● **Problem**:
From the data below, return all lines holding the string "else".

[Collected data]
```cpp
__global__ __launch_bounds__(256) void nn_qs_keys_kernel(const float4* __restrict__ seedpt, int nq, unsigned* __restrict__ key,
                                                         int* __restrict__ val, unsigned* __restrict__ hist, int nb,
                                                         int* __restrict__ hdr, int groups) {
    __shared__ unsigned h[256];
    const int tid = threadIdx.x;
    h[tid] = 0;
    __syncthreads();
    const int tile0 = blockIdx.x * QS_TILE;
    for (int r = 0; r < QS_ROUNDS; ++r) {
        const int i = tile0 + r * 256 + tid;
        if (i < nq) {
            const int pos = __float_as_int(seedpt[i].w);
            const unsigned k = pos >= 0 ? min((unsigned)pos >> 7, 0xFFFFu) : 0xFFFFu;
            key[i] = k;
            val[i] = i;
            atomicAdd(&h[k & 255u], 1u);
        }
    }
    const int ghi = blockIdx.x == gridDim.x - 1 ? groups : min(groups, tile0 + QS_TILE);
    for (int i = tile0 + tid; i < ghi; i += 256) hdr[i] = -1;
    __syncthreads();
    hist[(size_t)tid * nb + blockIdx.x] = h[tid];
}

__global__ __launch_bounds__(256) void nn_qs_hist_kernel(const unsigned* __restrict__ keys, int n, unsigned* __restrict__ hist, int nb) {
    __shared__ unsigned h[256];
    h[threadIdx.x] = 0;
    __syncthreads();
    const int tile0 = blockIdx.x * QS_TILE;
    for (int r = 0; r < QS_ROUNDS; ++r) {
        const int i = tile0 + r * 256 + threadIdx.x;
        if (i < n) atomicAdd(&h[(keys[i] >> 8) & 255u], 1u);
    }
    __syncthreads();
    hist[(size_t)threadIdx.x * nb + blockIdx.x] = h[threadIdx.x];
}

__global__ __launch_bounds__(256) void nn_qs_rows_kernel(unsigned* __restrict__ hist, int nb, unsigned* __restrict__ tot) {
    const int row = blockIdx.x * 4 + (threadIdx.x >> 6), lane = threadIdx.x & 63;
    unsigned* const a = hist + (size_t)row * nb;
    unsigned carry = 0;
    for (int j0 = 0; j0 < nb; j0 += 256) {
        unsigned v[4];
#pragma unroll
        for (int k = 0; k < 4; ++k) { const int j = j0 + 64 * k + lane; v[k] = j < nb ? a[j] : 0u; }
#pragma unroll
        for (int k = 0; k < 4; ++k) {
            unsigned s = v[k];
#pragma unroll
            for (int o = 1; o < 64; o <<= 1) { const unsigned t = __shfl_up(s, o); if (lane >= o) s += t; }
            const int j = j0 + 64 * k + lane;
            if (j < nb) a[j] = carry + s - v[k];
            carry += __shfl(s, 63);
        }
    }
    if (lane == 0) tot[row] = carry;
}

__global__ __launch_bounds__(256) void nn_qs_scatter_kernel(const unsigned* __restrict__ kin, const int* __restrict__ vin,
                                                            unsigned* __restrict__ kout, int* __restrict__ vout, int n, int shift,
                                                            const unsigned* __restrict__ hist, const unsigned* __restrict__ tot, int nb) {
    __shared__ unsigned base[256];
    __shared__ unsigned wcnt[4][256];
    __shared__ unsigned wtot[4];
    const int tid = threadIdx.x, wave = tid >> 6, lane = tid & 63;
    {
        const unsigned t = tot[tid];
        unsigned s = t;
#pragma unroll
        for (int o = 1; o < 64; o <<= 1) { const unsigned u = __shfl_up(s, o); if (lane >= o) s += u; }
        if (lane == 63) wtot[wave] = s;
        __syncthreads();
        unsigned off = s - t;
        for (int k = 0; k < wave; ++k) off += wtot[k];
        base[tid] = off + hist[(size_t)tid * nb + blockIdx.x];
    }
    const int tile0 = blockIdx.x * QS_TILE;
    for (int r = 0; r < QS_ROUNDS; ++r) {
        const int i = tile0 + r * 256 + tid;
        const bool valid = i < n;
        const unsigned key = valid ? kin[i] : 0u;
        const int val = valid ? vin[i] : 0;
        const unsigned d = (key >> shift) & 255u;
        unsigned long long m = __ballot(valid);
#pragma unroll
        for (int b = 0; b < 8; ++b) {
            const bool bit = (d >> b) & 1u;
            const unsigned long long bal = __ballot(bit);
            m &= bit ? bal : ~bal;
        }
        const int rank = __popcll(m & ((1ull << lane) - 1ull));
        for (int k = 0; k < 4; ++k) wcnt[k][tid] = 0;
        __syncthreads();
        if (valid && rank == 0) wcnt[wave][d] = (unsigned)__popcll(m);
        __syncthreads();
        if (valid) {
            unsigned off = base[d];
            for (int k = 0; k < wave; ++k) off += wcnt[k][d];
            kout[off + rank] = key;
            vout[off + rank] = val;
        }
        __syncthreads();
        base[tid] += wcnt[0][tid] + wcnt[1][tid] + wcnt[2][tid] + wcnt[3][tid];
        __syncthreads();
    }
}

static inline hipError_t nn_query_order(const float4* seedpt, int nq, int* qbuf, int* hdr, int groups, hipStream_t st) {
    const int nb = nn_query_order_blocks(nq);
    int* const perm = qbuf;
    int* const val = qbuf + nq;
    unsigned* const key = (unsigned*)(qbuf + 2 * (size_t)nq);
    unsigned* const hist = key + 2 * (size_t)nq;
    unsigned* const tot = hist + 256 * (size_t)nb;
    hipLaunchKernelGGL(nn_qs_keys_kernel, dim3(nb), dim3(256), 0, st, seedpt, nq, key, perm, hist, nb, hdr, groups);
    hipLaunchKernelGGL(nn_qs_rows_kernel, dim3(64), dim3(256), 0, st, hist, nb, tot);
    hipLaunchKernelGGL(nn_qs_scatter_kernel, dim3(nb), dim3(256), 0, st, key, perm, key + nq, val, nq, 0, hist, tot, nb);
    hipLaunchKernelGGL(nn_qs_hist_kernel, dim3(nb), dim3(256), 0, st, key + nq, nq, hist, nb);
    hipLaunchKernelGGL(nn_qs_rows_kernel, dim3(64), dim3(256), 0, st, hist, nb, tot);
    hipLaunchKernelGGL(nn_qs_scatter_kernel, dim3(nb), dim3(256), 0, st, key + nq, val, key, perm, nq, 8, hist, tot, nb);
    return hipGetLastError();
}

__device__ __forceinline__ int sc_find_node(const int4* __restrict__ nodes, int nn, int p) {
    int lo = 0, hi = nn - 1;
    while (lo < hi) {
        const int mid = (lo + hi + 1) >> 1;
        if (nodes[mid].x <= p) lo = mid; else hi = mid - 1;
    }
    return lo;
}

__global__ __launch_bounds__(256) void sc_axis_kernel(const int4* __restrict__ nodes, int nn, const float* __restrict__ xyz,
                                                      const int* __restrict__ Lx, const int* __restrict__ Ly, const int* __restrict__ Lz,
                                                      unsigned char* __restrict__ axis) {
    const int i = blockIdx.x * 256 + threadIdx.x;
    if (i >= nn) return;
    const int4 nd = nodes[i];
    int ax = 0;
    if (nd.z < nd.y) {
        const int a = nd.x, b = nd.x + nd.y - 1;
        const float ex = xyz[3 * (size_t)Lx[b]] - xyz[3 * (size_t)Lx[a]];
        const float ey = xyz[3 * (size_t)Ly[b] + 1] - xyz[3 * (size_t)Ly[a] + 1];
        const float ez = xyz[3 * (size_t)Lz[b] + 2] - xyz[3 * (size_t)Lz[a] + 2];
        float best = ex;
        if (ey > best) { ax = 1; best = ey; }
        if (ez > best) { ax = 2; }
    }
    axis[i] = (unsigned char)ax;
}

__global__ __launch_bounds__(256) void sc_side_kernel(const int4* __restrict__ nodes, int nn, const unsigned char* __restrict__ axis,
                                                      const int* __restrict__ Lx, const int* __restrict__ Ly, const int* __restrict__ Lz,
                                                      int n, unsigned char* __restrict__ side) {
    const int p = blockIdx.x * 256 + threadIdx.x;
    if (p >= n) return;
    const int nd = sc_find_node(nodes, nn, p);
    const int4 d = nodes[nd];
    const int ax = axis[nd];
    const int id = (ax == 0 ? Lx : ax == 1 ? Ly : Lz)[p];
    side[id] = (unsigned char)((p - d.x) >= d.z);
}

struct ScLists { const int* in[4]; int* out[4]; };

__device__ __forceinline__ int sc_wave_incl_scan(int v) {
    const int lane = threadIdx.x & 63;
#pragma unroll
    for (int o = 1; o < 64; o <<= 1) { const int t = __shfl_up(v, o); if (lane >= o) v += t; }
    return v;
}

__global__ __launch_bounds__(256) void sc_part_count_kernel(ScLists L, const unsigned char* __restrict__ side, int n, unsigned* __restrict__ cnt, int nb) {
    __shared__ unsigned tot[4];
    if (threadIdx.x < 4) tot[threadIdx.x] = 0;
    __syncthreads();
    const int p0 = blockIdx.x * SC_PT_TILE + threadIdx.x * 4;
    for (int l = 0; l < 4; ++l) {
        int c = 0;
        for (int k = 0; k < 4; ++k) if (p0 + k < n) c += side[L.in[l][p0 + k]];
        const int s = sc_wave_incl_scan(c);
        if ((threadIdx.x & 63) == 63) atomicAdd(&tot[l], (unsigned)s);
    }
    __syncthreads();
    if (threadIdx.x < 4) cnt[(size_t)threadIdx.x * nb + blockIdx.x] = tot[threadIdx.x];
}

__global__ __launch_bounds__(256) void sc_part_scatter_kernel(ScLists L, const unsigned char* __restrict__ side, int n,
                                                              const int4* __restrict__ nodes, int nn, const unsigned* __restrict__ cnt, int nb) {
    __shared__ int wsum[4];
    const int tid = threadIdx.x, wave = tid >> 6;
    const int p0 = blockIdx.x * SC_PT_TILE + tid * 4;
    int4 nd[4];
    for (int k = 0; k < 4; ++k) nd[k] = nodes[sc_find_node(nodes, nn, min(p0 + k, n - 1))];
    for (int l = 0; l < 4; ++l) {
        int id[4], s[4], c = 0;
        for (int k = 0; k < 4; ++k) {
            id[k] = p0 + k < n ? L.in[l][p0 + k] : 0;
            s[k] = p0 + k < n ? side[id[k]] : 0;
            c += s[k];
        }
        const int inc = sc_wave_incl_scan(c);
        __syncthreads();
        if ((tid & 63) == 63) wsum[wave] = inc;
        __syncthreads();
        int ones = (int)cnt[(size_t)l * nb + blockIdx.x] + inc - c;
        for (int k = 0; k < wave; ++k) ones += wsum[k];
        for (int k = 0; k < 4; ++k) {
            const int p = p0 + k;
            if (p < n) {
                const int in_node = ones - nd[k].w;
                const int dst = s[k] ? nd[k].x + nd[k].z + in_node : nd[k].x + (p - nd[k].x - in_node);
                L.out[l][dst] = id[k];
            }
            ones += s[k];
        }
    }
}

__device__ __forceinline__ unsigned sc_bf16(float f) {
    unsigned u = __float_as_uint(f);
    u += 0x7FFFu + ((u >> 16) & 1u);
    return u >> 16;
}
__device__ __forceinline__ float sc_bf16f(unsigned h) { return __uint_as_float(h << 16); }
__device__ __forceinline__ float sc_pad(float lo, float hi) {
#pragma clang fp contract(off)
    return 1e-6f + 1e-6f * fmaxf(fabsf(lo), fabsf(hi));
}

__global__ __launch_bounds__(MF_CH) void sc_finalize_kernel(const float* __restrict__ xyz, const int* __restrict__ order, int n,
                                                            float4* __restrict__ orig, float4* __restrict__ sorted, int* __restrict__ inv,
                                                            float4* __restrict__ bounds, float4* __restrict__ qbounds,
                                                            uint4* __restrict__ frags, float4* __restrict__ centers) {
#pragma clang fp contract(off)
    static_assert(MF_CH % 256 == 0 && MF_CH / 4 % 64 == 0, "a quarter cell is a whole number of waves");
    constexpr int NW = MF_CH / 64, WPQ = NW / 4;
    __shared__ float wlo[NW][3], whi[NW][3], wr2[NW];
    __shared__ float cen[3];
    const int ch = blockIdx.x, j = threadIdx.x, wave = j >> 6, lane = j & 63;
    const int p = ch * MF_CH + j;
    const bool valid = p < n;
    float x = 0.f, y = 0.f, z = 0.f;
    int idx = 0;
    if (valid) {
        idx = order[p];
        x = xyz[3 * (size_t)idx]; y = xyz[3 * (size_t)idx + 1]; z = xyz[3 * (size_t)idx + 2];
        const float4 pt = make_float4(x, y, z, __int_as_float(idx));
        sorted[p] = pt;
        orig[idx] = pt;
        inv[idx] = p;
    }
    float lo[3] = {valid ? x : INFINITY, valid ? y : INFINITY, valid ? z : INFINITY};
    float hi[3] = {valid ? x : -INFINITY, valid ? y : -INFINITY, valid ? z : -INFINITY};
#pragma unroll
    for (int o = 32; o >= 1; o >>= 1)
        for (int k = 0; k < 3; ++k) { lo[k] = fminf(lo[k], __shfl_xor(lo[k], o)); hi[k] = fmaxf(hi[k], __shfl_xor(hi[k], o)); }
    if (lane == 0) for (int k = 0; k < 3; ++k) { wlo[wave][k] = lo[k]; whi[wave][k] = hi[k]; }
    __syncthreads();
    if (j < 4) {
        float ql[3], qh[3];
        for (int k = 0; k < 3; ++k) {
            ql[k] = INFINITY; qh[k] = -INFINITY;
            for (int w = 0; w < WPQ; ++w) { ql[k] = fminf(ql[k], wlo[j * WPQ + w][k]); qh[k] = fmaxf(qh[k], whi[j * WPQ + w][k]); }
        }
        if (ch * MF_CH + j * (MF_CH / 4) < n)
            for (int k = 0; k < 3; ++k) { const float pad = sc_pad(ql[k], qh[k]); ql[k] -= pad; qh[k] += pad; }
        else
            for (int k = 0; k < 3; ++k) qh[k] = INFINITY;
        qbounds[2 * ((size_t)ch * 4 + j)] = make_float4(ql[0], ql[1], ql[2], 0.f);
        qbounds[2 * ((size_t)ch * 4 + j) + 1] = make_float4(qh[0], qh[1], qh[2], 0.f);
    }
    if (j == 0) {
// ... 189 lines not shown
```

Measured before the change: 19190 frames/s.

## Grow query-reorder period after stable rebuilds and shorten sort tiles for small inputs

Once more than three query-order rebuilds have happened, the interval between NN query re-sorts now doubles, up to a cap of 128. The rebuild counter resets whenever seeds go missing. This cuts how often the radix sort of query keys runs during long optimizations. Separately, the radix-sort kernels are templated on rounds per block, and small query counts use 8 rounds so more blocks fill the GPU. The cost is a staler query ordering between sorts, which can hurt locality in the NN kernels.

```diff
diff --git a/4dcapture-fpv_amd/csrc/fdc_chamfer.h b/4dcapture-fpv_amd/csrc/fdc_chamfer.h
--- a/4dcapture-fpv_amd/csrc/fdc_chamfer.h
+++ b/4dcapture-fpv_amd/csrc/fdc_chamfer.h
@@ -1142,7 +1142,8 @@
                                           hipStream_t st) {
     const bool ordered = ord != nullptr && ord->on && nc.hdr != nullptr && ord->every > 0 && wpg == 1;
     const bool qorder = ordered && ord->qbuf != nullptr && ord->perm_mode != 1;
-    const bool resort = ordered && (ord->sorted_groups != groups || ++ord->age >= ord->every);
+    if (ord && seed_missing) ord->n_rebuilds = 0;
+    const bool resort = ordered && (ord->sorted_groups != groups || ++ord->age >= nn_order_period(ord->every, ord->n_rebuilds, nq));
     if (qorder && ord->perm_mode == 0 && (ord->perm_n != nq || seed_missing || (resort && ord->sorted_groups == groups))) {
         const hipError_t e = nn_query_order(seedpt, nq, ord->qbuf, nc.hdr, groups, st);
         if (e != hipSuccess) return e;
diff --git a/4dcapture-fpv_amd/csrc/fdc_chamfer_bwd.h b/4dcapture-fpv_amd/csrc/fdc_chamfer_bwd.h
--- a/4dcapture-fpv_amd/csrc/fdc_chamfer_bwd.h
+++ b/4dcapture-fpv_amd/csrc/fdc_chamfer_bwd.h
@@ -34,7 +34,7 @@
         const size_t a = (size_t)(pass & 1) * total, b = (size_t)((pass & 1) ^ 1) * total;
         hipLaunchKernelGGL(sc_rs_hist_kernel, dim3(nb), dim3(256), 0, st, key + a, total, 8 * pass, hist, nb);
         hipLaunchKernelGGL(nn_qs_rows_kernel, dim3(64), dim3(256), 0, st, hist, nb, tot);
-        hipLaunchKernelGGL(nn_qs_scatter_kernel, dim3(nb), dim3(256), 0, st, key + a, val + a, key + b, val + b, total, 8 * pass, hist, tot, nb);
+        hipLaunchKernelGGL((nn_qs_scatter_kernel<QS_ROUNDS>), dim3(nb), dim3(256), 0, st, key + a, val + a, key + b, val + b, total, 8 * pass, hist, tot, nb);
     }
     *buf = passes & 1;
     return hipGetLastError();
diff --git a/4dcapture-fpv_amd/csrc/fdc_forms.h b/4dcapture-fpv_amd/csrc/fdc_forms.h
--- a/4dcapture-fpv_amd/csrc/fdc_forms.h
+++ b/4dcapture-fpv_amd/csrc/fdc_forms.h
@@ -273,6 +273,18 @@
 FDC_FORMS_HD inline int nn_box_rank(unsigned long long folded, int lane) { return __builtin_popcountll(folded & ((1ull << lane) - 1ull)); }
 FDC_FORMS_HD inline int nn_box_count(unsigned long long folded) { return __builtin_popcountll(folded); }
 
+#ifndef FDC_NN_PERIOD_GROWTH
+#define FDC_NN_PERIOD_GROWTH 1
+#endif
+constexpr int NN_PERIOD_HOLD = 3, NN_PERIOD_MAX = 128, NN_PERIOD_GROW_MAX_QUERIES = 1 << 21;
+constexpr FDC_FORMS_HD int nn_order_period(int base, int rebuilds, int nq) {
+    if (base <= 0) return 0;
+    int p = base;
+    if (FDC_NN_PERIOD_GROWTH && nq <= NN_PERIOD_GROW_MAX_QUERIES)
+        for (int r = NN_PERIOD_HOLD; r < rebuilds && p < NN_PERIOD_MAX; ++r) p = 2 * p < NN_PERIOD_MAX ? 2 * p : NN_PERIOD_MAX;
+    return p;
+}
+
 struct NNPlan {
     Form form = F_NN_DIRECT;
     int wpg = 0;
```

● **Written solution**:
        if (nodes[mid].x <= p) lo = mid; else hi = mid - 1;
        else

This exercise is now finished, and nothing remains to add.